_The task_. Repeat exactly, and only, the lines of the entries below from the one with "if (ws.stamps &&" through the one with "typedef R16Lay<HC> LY;", both ends included.

_Dataset excerpts_.

#ifdef ML_STAMPS
#define R16_STAMP(i) (r16_st[i] = __builtin_amdgcn_s_memtime())
#define R16_STAMPS_OUT()                                                              \
    do {                                                                              \
        if (ws.stamps && (tid & 63) == 0)                                             \
            for (int i_ = 0; i_ < 13; ++i_)                                           \
                ws.stamps[((int64_t)ptile * NT + tt) * 16 + i_] = r16_st[i_];        \
    } while (0)
#else
#define R16_STAMP(i) \
    do {             \
    } while (0)
#define R16_STAMPS_OUT() \
    do {                 \
    } while (0)
#endif

template <int DS> struct R16In {
    bf16x8 xf[DS];
    float adv, rv, vv;
    int act[2];
    float lp[2];
};

template <bool METRICS, int NW, int NT, int HC>
__global__ __launch_bounds__(64 * NW) __attribute__((amdgpu_waves_per_eu((NW + 3) / 4, (NW + 3) / 4))) void ppo_rows16_kernel(
    PolicyK P, RolloutK ro, const int32_t* __restrict__ mb_seq, int mb, int64_t M,
    const float* __restrict__ adv_st, HpK hp, WsK ws, R16Div dv) {
    extern __shared__ __attribute__((aligned(16))) char smem[];
#ifdef ML_STAMPS
    const uint64_t r16_t_entry = __builtin_amdgcn_s_memtime();
#endif
    typedef R16Lay<HC> LY;
    constexpr int LGS = LY::LGS, NHB = HC / 16;
    char* w1img = smem + LY::OffW1;
    char* whimg = smem + LY::OffWh;
    float* gb = (float*)(smem + LY::OffGb);
    float* hb = (float*)(smem + LY::OffHb);
    const float* bins = (const float*)(smem + LY::OffBins);
    const int tid = threadIdx.x;
    const int wave = __builtin_amdgcn_readfirstlane(tid >> 6);
    bf16* lgs = (bf16*)(smem + LY::OffLg) + wave * 16 * LGS;
    const int K = P.K;
    constexpr int D = kR16D, DS = D / 32;

    const int ptile = (int)blockIdx.x * NW + wave;
    auto slot_of = [&](int64_t rw, uint32_t& tl) {
        const uint32_t f = (uint32_t)rw;
        tl = r16_udiv(f, dv.mb_mag, dv.mb_sh);
        return f - tl * (uint32_t)mb;
    };
    auto srow_of = [&](int64_t rw, uint32_t seq) -> int64_t {
        uint32_t tl;
        (void)slot_of(rw, tl);
        const uint32_t c = r16_udiv(seq, dv.n_mag, dv.n_sh), b = seq - c * (uint32_t)ro.N;
        return rw < M ? ((int64_t)c * ro.bptt + tl) * ro.ld + b : 0;
    };
    const bool has_ret = ro.ret != nullptr, has_val = ro.values != nullptr;
    auto load_in = [&](int64_t sr, int ln, R16In<DS>& in) {
        const bf16* orow = (const bf16*)ro.obs + sr * D;
#pragma unroll
        for (int s = 0; s < DS; ++s)
            in.xf[s] = *(const bf16x8*)(orow + 32 * s + 8 * (ln >> 4));
        in.adv = ro.adv[sr];
        in.rv = (has_ret ? ro.ret : ro.adv)[sr];
        in.vv = (has_val ? ro.values : ro.adv)[sr];
#pragma unroll
        for (int u = 0; u < 2; ++u) {
            const int grp = (ln + 64 * u) >> 4;
            const int ga = grp < K ? grp : K - 1;
            in.act[u] = ro.actions[sr * K + ga];
            in.lp[u] = ro.logp[sr * K + ga];
        }
    };
    static_assert(NW == kR16Waves, "R16Stage stages with kR16Waves waves");
    R16In<DS> in;
    {
        uint32_t tl;
        const int64_t rw = (int64_t)ptile * (16 * NT) + (tid & 15);
        R16Stage<HC> stg;
        int tb_off = 0;
        float tb_ec = 0.f, tb_ow = 0.f;
#ifdef ML_R16_GATHER_FIRST
        load_in(srow_of(rw, (uint32_t)mb_seq[slot_of(rw, tl)]), tid & 63, in);
#else
        const uint32_t seq0 = (uint32_t)mb_seq[slot_of(rw, tl)];
#endif
        __builtin_amdgcn_sched_barrier(0);
        if (tid <= MLEARN_MAX_GROUPS) {
            tb_off = P.off[tid];
            tb_ec = tid < MLEARN_MAX_GROUPS ? hp.ecoef[tid] : 0.f;
            tb_ow = tid < MLEARN_MAX_GROUPS ? hp.objw[tid] : 0.f;
        }
        stg.load_params(P, tid);
        stg.load_images(P, tid);
#ifndef ML_R16_GATHER_FIRST
        __builtin_amdgcn_sched_barrier(0);
        load_in(srow_of(rw, r16_late(seq0)), tid & 63, in);
        __builtin_amdgcn_sched_barrier(0);
#endif
        stg.put(P, smem, tid);
        int* tab = (int*)(smem + LY::OffTab);
        if (tid <= MLEARN_MAX_GROUPS) {
            tab[tid] = tb_off;
            ((float*)tab)[MLEARN_MAX_GROUPS + 1 + tid] = tb_ec;
            ((float*)tab)[2 * (MLEARN_MAX_GROUPS + 1) + tid] = tb_ow;
        }
    }
    const float as0 = adv_st[0], as1 = adv_st[1];
    VnVals vn{hp.norm_vals != 0, {0.f, 0.f, 0.f, 0.f}};
    if (hp.norm_vals)
        for (int i = 0; i < 4; ++i) vn.v[i] = adv_st[2 + i];
    __syncthreads();
#ifdef ML_STAMPS
    const uint64_t r16_t_pro = __builtin_amdgcn_s_memtime();
#endif
    const int* t_off = (const int*)(smem + LY::OffTab);
    const float* t_ec = (const float*)t_off + MLEARN_MAX_GROUPS + 1;
    const float* t_ow = t_ec + MLEARN_MAX_GROUPS + 1;

    LossAcc m;
    bool did = false;
    uint32_t dz0w[kR16NB][2];
    float cb0[4], cg0[4];
    float* prev_cp = nullptr;
    int64_t prev_row = -1;
    const int ntask = 16 * (K + 1);
    int64_t sr_n = 0;
    constexpr bool kAhead = !METRICS;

_Response to this exercise_.
        if (ws.stamps && (tid & 63) == 0)                                             \
            for (int i_ = 0; i_ < 13; ++i_)                                           \
                ws.stamps[((int64_t)ptile * NT + tt) * 16 + i_] = r16_st[i_];        \
    } while (0)
#else
#define R16_STAMP(i) \
    do {             \
    } while (0)
#define R16_STAMPS_OUT() \
    do {                 \
    } while (0)
#endif

template <int DS> struct R16In {
    bf16x8 xf[DS];
    float adv, rv, vv;
    int act[2];
    float lp[2];
};

template <bool METRICS, int NW, int NT, int HC>
__global__ __launch_bounds__(64 * NW) __attribute__((amdgpu_waves_per_eu((NW + 3) / 4, (NW + 3) / 4))) void ppo_rows16_kernel(
    PolicyK P, RolloutK ro, const int32_t* __restrict__ mb_seq, int mb, int64_t M,
    const float* __restrict__ adv_st, HpK hp, WsK ws, R16Div dv) {
    extern __shared__ __attribute__((aligned(16))) char smem[];
#ifdef ML_STAMPS
    const uint64_t r16_t_entry = __builtin_amdgcn_s_memtime();
#endif
    typedef R16Lay<HC> LY;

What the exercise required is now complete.